# Audi 90 - turn off ABS??



## NoNonsense (Dec 10, 2003)

Curious if I can get a switch (and some special wiring) to turn off the ABS since it can be turned off when the rear diff is locked, why not off when i want it to be off!
Well, I was more curious if anybody else has done anything like this...thanks!!
Cheers!


----------



## billzcat1 (Sep 10, 2001)

*Re: Audi 90 - turn off ABS?? (NoNonsense)*

The 88-92 80/90/Coupe quattro had switchable ABS - there was an "anti-lock" switch on the dash that turned it off. I'd bet that you'd use some of that wiring, but I have no idea how it would be integrated into the more modern ABS in the B4 90q
HTH


----------



## Dennis J (Feb 4, 2004)

*Re: Audi 90 - turn off ABS?? (billzcat1)*

Hi,
the switch in the dash is just cutting the power supply to the ABS-ECU. 
Regards
Dennis J (Germany)


----------



## Mabe (Feb 27, 2002)

I have a messed up sensor on one of the back wheels that turned the ABS off for me.
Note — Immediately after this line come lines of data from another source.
struct ZpHdr { uint32_t pos, blockMax, hasChecksum, skippable; uint64_t fcs; };
ZH_DEV int zp_frame_header(const ZhipPipeArgs& a, const uint8_t* src, uint32_t srcSize, ZpHdr& h)
{
// ... 934 lines not shown
            uint32_t r[ZP_FSE_CELLS / 128];
#pragma unroll
            for (uint32_t q = 0; q < ZP_FSE_CELLS / 128; q++) r[q] = src[lane + 64 * q];
#pragma unroll
            for (uint32_t q = 0; q < ZP_FSE_CELLS / 128; q++) dstw[lane + 64 * q] = r[q];
        }
        static_assert(ZQ_FRAMES <= 15, "the ring's last column is where the lanes without a frame write");
        uint32_t* const col = L.ring + (active ? slot : 15u);
        const bool idle = isSpare || !active;
        const uint16_t* const Tm = idle ? (const uint16_t*)&L.spare : (const uint16_t*)(L.tab + (size_t)slot * ZP_K2_STRIDE) + tabOff;
        ZdMeta* const m = a.meta + (active ? i : 0u);
        const uint32_t fi = active ? (MB ? a.itemFrame[i] : i) : 0u;
        const uint32_t f = a.first + fi;
        uint32_t nbSeq = 0, logs = 0;
        int32_t pos = 0, pb = -(1 << 30), fin = 0;
        const uint8_t* p0 = (const uint8_t*)a.counters;
        bool ok = active;
        ZpVec16 v0, v1; v0.a = v0.b = v0.c = v0.d = 0; v1 = v0;
        int32_t tb = 0;
        if (active) {
            const uint8_t* src = a.src + a.srcSegs[2 * (size_t)f];
            const uint8_t* p = src + m->seqOff; const uint8_t* end = src + m->seqEnd;
            const uint32_t size = (uint32_t)(end - p);
            logs = m->logs;
            const uint32_t lastB = size ? p[size - 1] : 0u;
            if (lastB == 0) ok = false;
            else {
                nbSeq = m->nbSeq;
                const uint32_t mis = (uint32_t)((uintptr_t)p & 15);
                p0 = p - mis; fin = (int32_t)(8 * mis);
                const int32_t topByte = (int32_t)(mis + size) - 1;
                tb = topByte & ~15;
                v0 = zq_fetch(p0, tb - 16 * (int32_t)role); v1 = zq_fetch(p0, tb - 16 * (int32_t)(role + 4));
                pb = tb - 128;
                pos = 8 * topByte + zh_highbit32(lastB);
            }
        }
        if (ok) { zq_commit(col, tb - 16 * (int32_t)role, v0); zq_commit(col, tb - 16 * (int32_t)(role + 4), v1); }
        zh_sync();
        const uint32_t llLog = logs & 255, ofLog = (logs >> 8) & 255, mlLog = (logs >> 16) & 255;
        const uint32_t myLog = idle ? 9u : role == 0 ? ofLog : role == 1 ? mlLog : llLog;
        const uint32_t kk = 31 - myLog, size = 1u << myLog;
        const uint16_t* const Tb = Tm - size;
        uint32_t state;
        {   const uint32_t initOff = role == 0 ? llLog : role == 1 ? llLog + ofLog : 0u;
            state = idle ? size : size + zq_field(col, pos - (int32_t)(initOff + myLog), myLog);
            pos -= (int32_t)(llLog + ofLog + mlLog); }
        const uint32_t nTrips = zh_first(zh_wave_max(nbSeq)) + 5;
        uint32_t rep0 = 1, rep1 = 4, rep2 = 8;
        if (a.dictEntropy) { rep0 = a.dictEntropy->rep[0]; rep1 = a.dictEntropy->rep[1]; rep2 = a.dictEntropy->rep[2]; }
        if (MB && active && a.frameRecs[fi].firstItem != i) { rep0 = ZP_SYM_REP(0); rep1 = ZP_SYM_REP(1); rep2 = ZP_SYM_REP(2); }
        uint32_t fin0 = rep0, fin1 = rep1, fin2 = rep2;
        rep0 = zh_opaque(rep0); rep1 = zh_opaque(rep1); rep2 = zh_opaque(rep2);
        ZpVec16* outp;
        {
            const uint32_t per = ((nTrips - 5 + 3) & ~3u) + 8;
            const uint32_t nAct = (uint32_t)zh_popc64(zh_ballot(active)) >> 2;
            const uint32_t need16 = per * nAct / 2;
            const uint32_t room16 = zh_first(zh_atomic_add(a.counters + 7, lane == 0 ? need16 : 0u));
            const uint32_t room = room16 * 2;
            if ((uint64_t)room16 + need16 + a.counters[8] > a.arenaBudget16) {
                if (active && isOF) { m->path = 2; if (!MB) { const uint32_t q = zh_atomic_add(a.fallbackCount, 1u); a.fallbackList[q] = f; } }
                zh_sync();
                continue;
            }
            const uint32_t start = room + slot * per + 4;
            if (active && isOF) a.bases[2 * (size_t)i] = start;
            outp = (ZpVec16*)(a.seqArena + (isOF && active ? (size_t)start - 4 : (size_t)room + per - 4));
        }
        const uint32_t outStep = isOF && active ? 2u : 0u;
        uint32_t g1lo = 0, g1hi = 0, g2lo = 0, g2hi = 0, g3lo = 0, g3hi = 0;
        ZpVec16 w0, w1; w0.a = w0.b = w0.c = w0.d = 0; w1 = w0;
        int32_t boff = tb - 16 * (int32_t)role, posEnd = pos; ZpVec16 blk = v0;
        uint32_t pe0 = 0, pe1 = 0, pqE = 0, pbits = 0, pbase = 1;
        for (uint32_t n0 = 0; n0 < nTrips; n0 += 4) {
            zh_sync();
            zq_commit_all(col, boff, blk);
            {   const int32_t t = pb + 128 - (((pos >> 5) << 2) + 4);
                boff = pb - 16 * (int32_t)role + ((int32_t)(role * 16) <= t ? 0 : 128);
                blk = zq_fetch(p0, boff);
                int32_t cnt = (t >> 4) + 1; cnt = cnt < 0 ? 0 : cnt > 4 ? 4 : cnt;
                pb -= 16 * cnt; }
#pragma unroll
            for (uint32_t u = 0; u < 4; u++) {
                const uint32_t n = n0 + u;
                const uint32_t cell = Tb[state];
                ZQ_F1();
                const uint32_t val = pbase + zh_bfe(zh_alignbit(pe1, pe0, pqE), 0, pbits);
                const uint32_t mlv = zh_quad<1>(val), llv = zh_quad<2>(val);
                const uint32_t idx = val - (llv < 1u ? llv : 1u);
                const uint32_t vm3 = val - 3;
                const uint32_t newOff = vm3 < ZP_OF_LIMIT ? vm3 : ZP_OF_LIMIT;
                const uint32_t c3 = val > 3 ? newOff : rep0 - 1;
                const bool i0 = idx == 0, i2 = idx == 2, le1 = idx <= 1;
                const uint32_t a01 = i0 ? rep0 : rep1, b23 = i2 ? rep2 : c3;
                const uint32_t offset = le1 ? a01 : b23;
                ZQ_F2();
                const uint32_t sym = cell >> 10, x = cell & 1023;
                const uint32_t inf = info[sym];
                const uint32_t nb = (uint32_t)__builtin_clz(x) - kk;
                ZQ_F2();
                rep2 = le1 ? rep2 : rep1; rep1 = i0 ? rep1 : rep0; rep0 = offset;
                if (MB) {
                    const bool wasLast = n == nbSeq;
                    fin0 = wasLast ? rep0 : fin0; fin1 = wasLast ? rep1 : fin1; fin2 = wasLast ? rep2 : fin2;
                }
                {   const uint32_t plo = llv | (mlv << 17), phi = (mlv >> 15) | (offset << 3);
                    if (u == 0) {
                        w0.a = g1lo; w0.b = g1hi; w0.c = g2lo; w0.d = g2hi; w1.a = g3lo; w1.b = g3hi; w1.c = plo; w1.d = phi;
#if defined(ZQ_DIAG_NOSTORE)
                        outp += outStep;
#elif defined(ZQ_NT_STORE)
                        {   typedef uint32_t zq_v4 __attribute__((ext_vector_type(4)));
                            zq_v4 t0 = { w0.a, w0.b, w0.c, w0.d }, t1 = { w1.a, w1.b, w1.c, w1.d };
                            __builtin_nontemporal_store(t0, (zq_v4*)outp); __builtin_nontemporal_store(t1, (zq_v4*)(outp + 1)); outp += outStep; }
#else
                        outp[0] = w0; outp[1] = w1; outp += outStep;
#endif
                    } else if (u == 1) { g1lo = plo; g1hi = phi; } else if (u == 2) { g2lo = plo; g2hi = phi; } else { g3lo = plo; g3hi = phi; } }
                ZQ_F2();
                const uint32_t bits = isOF ? sym : inf >> 24;
                const uint32_t P = zh_quad_add<0xCF>(zh_quad_add<0xD3>(bits, bits), bits);
                const uint32_t R = zh_quad_add<0xFE>(zh_quad_add<0xF9>(nb, nb), nb);
                const uint32_t totE = zh_quad<2>(P), totN = zh_quad<0>(R);
                const int32_t pE = pos - (int32_t)totE;
                const int32_t qS = pE - (int32_t)R, qE = pos - (int32_t)P;
                const uint32_t* const wS = (const uint32_t*)((const uint8_t*)col + (zh_bfe((uint32_t)qS, 5, 5) << 6));
                const uint32_t* const wE = (const uint32_t*)((const uint8_t*)col + (zh_bfe((uint32_t)qE, 5, 5) << 6));
                const uint32_t s0 = wS[0], s1 = wS[16];
                pe0 = wE[0]; pe1 = wE[16];
                ZQ_F2();
                pqE = (uint32_t)qE; pbits = bits;
                posEnd = n + 1 == nbSeq ? pE : posEnd;
                pos = pE - (int32_t)totN;
                pbase = isOF ? 1u << (sym & 31) : inf & 0xFFFFFFu;
                ZQ_F2();
                state = (x << nb) + zh_bfe(zh_alignbit(s1, s0, (uint32_t)qS), 0, nb);
                state = zh_pin(state);
            }
            ZH_KEEP4(w0.a, w0.b, w0.c, w0.d); ZH_KEEP4(w1.a, w1.b, w1.c, w1.d);
        }
        if (active && isOF) {
            const int err = !ok ? ZE_CORRUPTION : posEnd != fin ? ZE_CORRUPTION : 0;
            if (err) { m->status = err; m->path = 0; if (!MB) { a.status[f] = err; a.outSizes[f] = 0; } }
            if (MB) { uint32_t* r = a.itemReps + 4 * (size_t)i; r[0] = fin0; r[1] = fin1; r[2] = fin2; }
        }
        zh_sync();
    }
}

I'm more or less happy about it too. With all the snow driving I do in the winter its handy. 
Audis are such smart cars


----------



## yumyjagermiester (Sep 20, 2002)

*Re: Audi 90 - turn off ABS?? (NoNonsense)*

Obvious answer? Take the ABS fuse/relay out of the panel


----------



## MFZERO (Mar 13, 2002)

*Re: Audi 90 - turn off ABS?? (yumyjagermiester)*

my B4 90 has a switch in it to shut off the ABS. 
if you check in the dash there may be a wiring harness there already. then you may just need to get a switch. http://****************.com/smile/emthup.gif


----------



## MFZERO (Mar 13, 2002)

*Re: Audi 90 - turn off ABS?? (NoNonsense)*

cool http://****************.com/smile/emthup.gif


----------



## MFZERO (Mar 13, 2002)

*Re: Audi 90 - turn off ABS?? (NoNonsense)*

2 blanks I think. Both for seat heaters ( that i'm very mad I don't have







)


----------



## MFZERO (Mar 13, 2002)

*Re: Audi 90 - turn off ABS?? (NoNonsense)*

the official count is 3 http://****************.com/smile/emthup.gif


----------